The regression equation for the model is:
y = 1,444.9179 + 162.5837*x1
Or
Salary = 1,444.9179 + 162.5837*Years
Let us test for significance of relationship for Salary and Position.
Go to Megastat>Correlation/Regression.
Select the Input Range and click OK.
For the Input Range, select the independent variable(s), X as Position column.
For the Input Range, select the dependent variable, Y as Salary column.
The output is as follows:
r² | 0.331 | n | 47 | |||
r | 0.575 | k | 1 | |||
Std. Error | 744.827 | Dep. Var. | SALARY | |||
ANOVA table | ||||||
Source | SS | df | MS | F | p-value | |
Regression | 1,23,41,902.8476 | 1 | 1,23,41,902.8476 | 22.25 | 2.35E-05 | |
Residual | 2,49,64,525.7907 | 45 | 5,54,767.2398 | |||
Total | 3,73,06,428.6383 | 46 | ||||
Regression output | confidence interval | |||||
variables | coefficients | std. error | t (df=45) | p-value | 95% lower | 95% upper |
Intercept | 487.8999 | |||||
POSITION | 436.9645 | 92.6425 | 4.717 | 2.35E-05 | 250.3728 | 623.5561 |
At a significance level of 0.1, we can say that the result is significant as the p-value(0.0000) is less than the significance level.
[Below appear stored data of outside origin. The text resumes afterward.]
@@ -306,20 +372,18 @@
       RJ[6] = c1 * CL[TB::NN + 2] - sn * ny;
       RJ[7] = c1 * CL[TB::NN + 4] + sn * nx;
       RJ[8] = cs + c1 * CL[TB::NN + 5];
-      const T tJ[3] = {Sl[3] * q, Sl[4] * q, Sl[5] * q};
       if (CT[TB::SC + TB::XT_IDENT] != T(0)) {
 #pragma unroll
         for (int k = 0; k < 9; ++k) Rp[k] = RJ[k];
 #pragma unroll
-        for (int k = 0; k < 3; ++k) tp[k] = CL[TB::XT + 9 + k] + tJ[k];
+        for (int k = 0; k < 3; ++k) tp[k] = CL[TB::XT + 9 + k] + Sl[3 + k] * q;
       } else {
-        T RT[9], r[3];
+        const T tJ[3] = {Sl[3] * q, Sl[4] * q, Sl[5] * q};
+        T RT[9];
 #pragma unroll
         for (int k = 0; k < 9; ++k) RT[k] = CL[TB::XT + k];
         mat3_mul(RT, RJ, Rp);
-        mat3_mulv(RT, tJ, r);
-#pragma unroll
-        for (int k = 0; k < 3; ++k) tp[k] = CL[TB::XT + 9 + k] + r[k];
+        mat3_mulv_add(RT, tJ, CL + TB::XT + 9, tp);
       }
     }
     OCT_MARK("main_rootsincos");
@@ -329,8 +393,12 @@
       const T sx = oct_bcast<0>(rs), cx = oct_bcast<0>(rc);
       const T sy = oct_bcast<1>(rs), cy = oct_bcast<1>(rc);
       const T sz = oct_bcast<2>(rs), cz = oct_bcast<2>(rc);
-      if constexpr (W2) {
-        if (lane < 3) {
+      if (lane < 3) {
+        T *const rf = E + O.rootf;
+        rf[2 * lane] = rs;
+        rf[2 * lane + 1] = rc;
+        rf[6 + lane] = xr[lane] + CT[TB::SC + TB::BASE_T + lane];
+        if constexpr (W2) {
           T *const sc = E + O.win + 8 * OctLds::ZW + 96;
           sc[2 * lane] = rs;
           sc[2 * lane + 1] = rc;
@@ -342,36 +410,32 @@
     {
       const T d0 = xr[nq + 0], d1 = xr[nq + 1], d2 = xr[nq + 2], d3 = xr[nq + 3], d4 = xr[nq + 4], d5 = xr[nq + 5];
       const T U[3] = {d0, d1, d2};
-      const T J3[3] = {d3, T(0), T(0)}, J4[3] = {A4[0] * d4, A4[1] * d4, A4[2] * d4}, J5[3] = {A5[0] * d5, A5[1] * d5, A5[2] * d5};
-      const T W4[3] = {J3[0] + J4[0], J3[1] + J4[1], J3[2] + J4[2]};
+      const T J4y = A4[1] * d4, J4z = A4[2] * d4;
+      const T J5[3] = {A5[0] * d5, A5[1] * d5, A5[2] * d5};
+      const T W4[3] = {d3, J4y, J4z};
       const T W5[3] = {W4[0] + J5[0], W4[1] + J5[1], W4[2] + J5[2]};
-      T pJ3[3], pJ4[3], pJ5[3];
-      cross3(P, J3, pJ3);
-      cross3(P, J4, pJ4);
+      const T pJ3y = P[2] * d3, pJ3z = -(P[1] * d3);
+      const T pJ4[3] = {P[1] * J4z - P[2] * J4y, -(P[0] * J4z), P[0] * J4y};
+      T pJ5[3];
       cross3(P, J5, pJ5);
-      const T pW4[3] = {pJ3[0] + pJ4[0], pJ3[1] + pJ4[1], pJ3[2] + pJ4[2]};
+      const T pW4[3] = {pJ4[0], pJ3y + pJ4[1], pJ3z + pJ4[2]};
       const T pW5[3] = {pW4[0] + pJ5[0], pW4[1] + pJ5[1], pW4[2] + pJ5[2]};
-      const T V3[3] = {U[0] + pJ3[0], U[1] + pJ3[1], U[2] + pJ3[2]};
+      const T V3y = U[1] + pJ3y, V3z = U[2] + pJ3z;
       const T V4[3] = {U[0] + pW4[0], U[1] + pW4[1], U[2] + pW4[2]};
       const T V5[3] = {U[0] + pW5[0], U[1] + pW5[1], U[2] + pW5[2]};
-      T a45[3], a55[3], t1[3], t2[3], l3[3], l4[3], l5[3];
-      cross3(J3, J4, a45);
-      cross3(W4, J5, a55);
-      cross3(J3, pJ3, t1);
-      cross3(V3, J3, t2);
-      l3[0] = t1[0] + t2[0]; l3[1] = t1[1] + t2[1]; l3[2] = t1[2] + t2[2];
-      cross3(W4, pJ4, t1);
-      cross3(V4, J4, t2);
-      l4[0] = t1[0] + t2[0]; l4[1] = t1[1] + t2[1]; l4[2] = t1[2] + t2[2];
-      cross3(W5, pJ5, t1);
-      cross3(V5, J5, t2);
-      l5[0] = t1[0] + t2[0]; l5[1] = t1[1] + t2[1]; l5[2] = t1[2] + t2[2];
+      const T a45[3] = {W4[1] * J5[2] - W4[2] * J5[1], W4[2] * J5[0] - W4[0] * J5[2] - d3 * J4z, W4[0] * J5[1] - W4[1] * J5[0] + d3 * J4y};
+      const T l3y = V3z * d3 - d3 * pJ3z, l3z = d3 * pJ3y - V3y * d3;
+      const T l4[3] = {W4[1] * pJ4[2] - W4[2] * pJ4[1] + V4[1] * J4z - V4[2] * J4y, W4[2] * pJ4[0] - W4[0] * pJ4[2] - V4[0] * J4z,
+                       W4[0] * pJ4[1] - W4[1] * pJ4[0] + V4[0] * J4y};
+      T l5[3];
+      cross3_sum(W5, pJ5, V5, J5, l5);
+      const T lsum[3] = {l4[0] + l5[0], l3y + l4[1] + l5[1], l3z + l4[2] + l5[2]};
 #pragma unroll
       for (int k = 0; k < 3; ++k) {
         v5[k] = W5[k];
         v5[3 + k] = V5[k];
-        a5[k] = a45[k] + a55[k];
-        a5[3 + k] = (l3[k] + l4[k] + l5[k]) - CT[TB::SC + TB::GRAV + k];
+        a5[k] = a45[k];
+        a5[3 + k] = lsum[k] - CT[TB::SC + TB::GRAV + k];
       }
     }
     OCT_MARK("main_legs");
@@ -388,23 +452,17 @@
         const T sh = pair_bcast<0>(tp[k]);
         pq[k] = take ? sh : T(0);
       }
-      T Rl[9], pl[3], r[3];
+      T Rl[9], pl[3];
       mat3_mul(Rq, Rp, Rl);
-      mat3_mulv(Rq, tp, r);
-#pragma unroll
-      for (int k = 0; k < 3; ++k) pl[k] = pq[k] + r[k];
+      mat3_mulv_add(Rq, tp, pq, pl);
       mat3_mul(R5, Rl, R);
-      mat3_mulv(R5, pl, r);
-      p[0] = P[0] + r[0];
-      p[1] = P[1] + r[1];
-      p[2] = P[2] + r[2];
+      mat3_mulv_add(R5, pl, P, p);
       mat3_mulv(R, Sl, sw);
-      mat3_mulv(R, Sl + 3, sw + 3);
-      T c[3];
-      cross3(p, sw, c);
-      sw[3] += c[0];
-      sw[4] += c[1];
-      sw[5] += c[2];
+      {
+        T rl[3];
+        mat3_mulv(R, Sl + 3, rl);
+        cross3_add(p, sw, rl, sw + 3);
+      }
       T vJ[6];
 #pragma unroll
       for (int k = 0; k < 6; ++k) vJ[k] = sw[k] * qd;
@@ -415,12 +473,7 @@
       }
       T cb[6];
       cross3(v, vJ, cb);
-      T c1[3], c2[3];
-      cross3(v, vJ + 3, c1);
-      cross3(v + 3, vJ, c2);
-      cb[3] = c1[0] + c2[0];
-      cb[4] = c1[1] + c2[1];
-      cb[5] = c1[2] + c2[2];
+      cross3_sum(v, vJ + 3, v + 3, vJ, cb + 3);
 #pragma unroll
       for (int k = 0; k < 6; ++k) {
         const T sh = pair_bcast<0>(cb[k]);
@@ -487,10 +540,7 @@
       const T pc = CT[TB::SC + TB::PLANE_C];
       auto sphere = [&](const T *Rl, const T *pl, const T *loc, T rad, T *pt, T &dist) {
         T ctr[3];
-        mat3_mulv(Rl, loc, ctr);
-        ctr[0] += pl[0];
-        ctr[1] += pl[1];
-        ctr[2] += pl[2];
+        mat3_mulv_add(Rl, loc, pl, ctr);
         const T t = -((-dot3(ctr, n)) + pc);
         dist = t - rad;
         pt[0] = ctr[0] - rad * n[0];
@@ -540,6 +590,47 @@
     }
     OCT_STAMP(8, na);
   };
+  auto pose_out = [&](TR *yo, TR *yo2, const T *Rl, const T *pl, const T *vx, int k) {
+    T Ro[9], po[3], qo[4];
+    mat3_mul(Rl, vx, Ro);
+    mat3_mulv_add(Rl, vx + 9, pl, po);
+    matrix_to_quat_sel(Ro, qo);
+    TR *o = yo + (nq + nd) + 7 * k;
+    OCT_ST((TR)po[0], &o[0]);
+    OCT_ST((TR)po[1], &o[1]);
+    OCT_ST((TR)po[2], &o[2]);
+    OCT_ST((TR)qo[0], &o[3]);
+    OCT_ST((TR)qo[1], &o[4]);
+    OCT_ST((TR)qo[2], &o[5]);
+    OCT_ST((TR)qo[3], &o[6]);
+    if (yo2 != nullptr) {
+      TR *o2 = yo2 + (nq + nd) + 7 * k;
+      OCT_ST((TR)po[0], &o2[0]);
+      OCT_ST((TR)po[1], &o2[1]);
+      OCT_ST((TR)po[2], &o2[2]);
+      OCT_ST((TR)qo[0], &o2[3]);
+      OCT_ST((TR)qo[1], &o2[4]);
+      OCT_ST((TR)qo[2], &o2[5]);
+      OCT_ST((TR)qo[3], &o2[6]);
+    }
+  };
+  auto help_root_pose = [&]() {
+    OCT_MARK("help_root_pose");
+    TR *yo, *yo2;
+    int yend, yend2;
+    y_where(yo, yo2, yend, yend2);
+    (void)yend;
+    (void)yend2;
+    if (valid && yo != nullptr && nv > 0 && lane == 7) {
+      const T *const rf = E + O.rootf;
+      T Rr[9];
+      root_rot(rf[0], rf[1], rf[2], rf[3], rf[4], rf[5], Rr);
+      const T Pr[3] = {rf[6], rf[7], rf[8]};
+      pose_out(yo, yo2, Rr, Pr, CT + TB::ROOT + TB::R_VIS, 0);
+    }
+    OCT_MARK("help_root_pose_end");
+    OCT_STAMP(14, na);
+  };
   auto help_poses = [&]() {
     OCT_MARK("help_signal_poses");
     if constexpr (LOOP) {
@@ -554,34 +645,7 @@
     y_where(yo, yo2, yend, yend2);
     (void)yend;
     (void)yend2;
-    if (valid && yo != nullptr && nv > 0) {
-      auto pose_out = [&](const T *Rl, const T *pl, const T *vx, int k) {
-        T Ro[9], po[3], qo[4];
-        mat3_mul(Rl, vx, Ro);
-        mat3_mulv(Rl, vx + 9, po);
-        matrix_to_quat(Ro, qo);
-        TR *o = yo + (nq + nd) + 7 * k;
-        OCT_ST((TR)(pl[0] + po[0]), &o[0]);
-        OCT_ST((TR)(pl[1] + po[1]), &o[1]);
-        OCT_ST((TR)(pl[2] + po[2]), &o[2]);
-        OCT_ST((TR)qo[0], &o[3]);
-        OCT_ST((TR)qo[1], &o[4]);
-        OCT_ST((TR)qo[2], &o[5]);
-        OCT_ST((TR)qo[3], &o[6]);
-        if (yo2 != nullptr) {
-          TR *o2 = yo2 + (nq + nd) + 7 * k;
-          OCT_ST((TR)(pl[0] + po[0]), &o2[0]);
-          OCT_ST((TR)(pl[1] + po[1]), &o2[1]);
-          OCT_ST((TR)(pl[2] + po[2]), &o2[2]);
-          OCT_ST((TR)qo[0], &o2[3]);
-          OCT_ST((TR)qo[1], &o2[4]);
-          OCT_ST((TR)qo[2], &o2[5]);
-          OCT_ST((TR)qo[3], &o2[6]);
-        }
-      };
-      pose_out(R, p, CL + TB::VIS, 1 + lane);
-      if (lane == 7) pose_out(R5, P, CT + TB::ROOT + TB::R_VIS, 0);
-    }
+    if (valid && yo != nullptr && nv > 0) pose_out(yo, yo2, R, p, CL + TB::VIS, 1 + lane);
     OCT_MARK("help_np_end");
     OCT_STAMP(9, na);
   };
@@ -589,10 +653,7 @@
   auto main_dyn = [&]() {
     auto rigid = [&](const T *Rl, const T *pl, T m, const T *com, const T *Ib, const T *vl, const T *al, T *Ic, T *fc) {
       T cw[3];
-      mat3_mulv(Rl, com, cw);
-      cw[0] += pl[0];
-      cw[1] += pl[1];
-      cw[2] += pl[2];
+      mat3_mulv_add(Rl, com, pl, cw);
       T RI[9], Iw[9];
       mat3_mul(Rl, Ib, RI);
 #pragma unroll
@@ -612,33 +673,22 @@
       Ic[9] = m;
       const T *const h = Ic + 6;
       T Iv[6], Ia[6], t3[3];
-      sym3_mulv(Ic, vl, Iv);
-      cross3(h, vl + 3, t3);
-      Iv[0] += t3[0];
-      Iv[1] += t3[1];
-      Iv[2] += t3[2];
+      sym3_mulv_cross(Ic, vl, h, vl + 3, Iv);
       cross3(h, vl, t3);
       Iv[3] = m * vl[3] - t3[0];
       Iv[4] = m * vl[4] - t3[1];
       Iv[5] = m * vl[5] - t3[2];
-      sym3_mulv(Ic, al, Ia);
-      cross3(h, al + 3, t3);
-      Ia[0] += t3[0];
-      Ia[1] += t3[1];
-      Ia[2] += t3[2];
+      sym3_mulv_cross(Ic, al, h, al + 3, Ia);
       cross3(h, al, t3);
       Ia[3] = m * al[3] - t3[0];
       Ia[4] = m * al[4] - t3[1];
       Ia[5] = m * al[5] - t3[2];
-      T u3[3];
-      cross3(vl, Iv, fc);
-      cross3(vl + 3, Iv + 3, u3);
-      fc[0] += u3[0];
-      fc[1] += u3[1];
-      fc[2] += u3[2];
-      cross3(vl, Iv + 3, fc + 3);
-#pragma unroll
-      for (int k = 0; k < 6; ++k) fc[k] += Ia[k];
+      {
+        T u3[3];
+        cross3_add(vl, Iv, Ia, u3);
+        cross3_add(vl + 3, Iv + 3, u3, fc);
+        cross3_add(vl, Iv + 3, Ia + 3, fc + 3);
+      }
     };
     OCT_MARK("main_rigid");
     T Ic[10], fc[6];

Therefore, we can say there is a relationship between Salary and Position of an employee.
The regression equation for the model is:
y = 487.8999 + 436.9645*x2
Or
Salary = 487.8999 + 436.9645*Position
Let us test for significance of relationship for Salary and Education.
Go to Megastat>Correlation/Regression.
Select the Input Range and click OK.
For the Input Range, select the independent variable(s), X as Education column.
For the Input Range, select the dependent variable, Y as Salary column.
The output is as follows:
r² | 0.591 | n | 47 | |||
r | 0.769 | k | 1 | |||
Std. Error | 581.968 | Dep. Var. | SALARY | |||
ANOVA table | ||||||
Source | SS | df | MS | F | p-value | |
Regression | 2,20,65,549.6728 | 1 | 2,20,65,549.6728 | 65.15 | 2.71E-10 | |
Residual | 1,52,40,878.9655 | 45 | 3,38,686.1992 | |||
Total | 3,73,06,428.6383 | 46 | ||||
Regression output | confidence interval | |||||
variables | coefficients | std. error | t (df=45) | p-value | 95% lower | 95% upper |
Intercept | 571.7059 | |||||
EDUCAT | 664.8785 | 82.3728 | 8.072 | 2.71E-10 | 498.9712 | 830.7858 |
At a significance level of 0.1, we can say that the result is significant as the p-value(0.0000) is less than the significance level.
Therefore, we can say there is a relationship between Salary and Education of an employee.
The regression equation for the model is:
y = 571.7059 + 664.8785*x3
Or
Salary = 571.7059 + 664.8785*Education
Let us test for significance of relationship for Salary and Gender.
Go to Megastat>Correlation/Regression.
Select the Input Range and click OK.
For the Input Range, select the independent variable(s), X as Gender column.
For the Input Range, select the dependent variable, Y as Salary column.
( I am not able to attach the output due to characters limit per question)
At a significance level of 0.1, we can say that the result is significant as the p-value(0.0000) is less than the significance level.
Therefore, we can say there is a relationship between Salary and Gender of an employee.
The regression equation for the model is:
y = 2,340.8333 - 955.6594*x4
Or
Salary = 2,340.8333 - 955.6594*Gender
d) Demonstrate how ABC, Inc., could use the model for predicting employee salary. Include a sample computation.
The model for predicting employee salary has a regression equation:
y = 945.2355 + 102.0659*x1 + 111.6250*x2 + 300.8649*x3 + 239.3983*x4
Or
Salary = 945.2355 + 102.0659*Years+ 111.6250*Position + 300.8649*Education - 579.7620*Gender
A sample computation:
Let us say, we want to predict an employee salary who is a female, working for the company from the past 10 years as a secretary and has a graduate degree.
In simple words, we are given with:
Years = 10
Position = 2
Education = 4
Gender = 1
Therefore, the predicted salary for this employee is:
Salary = 945.2355 + 102.0659*10+ 111.6250*2 + 300.8649*4 - 579.7620*1
Salary = $2,812.841866
Therefore, the predicted salary for an employee who is a female, working for the company from the past 10 years as a secretary and has a graduate degree is $2,812.841866.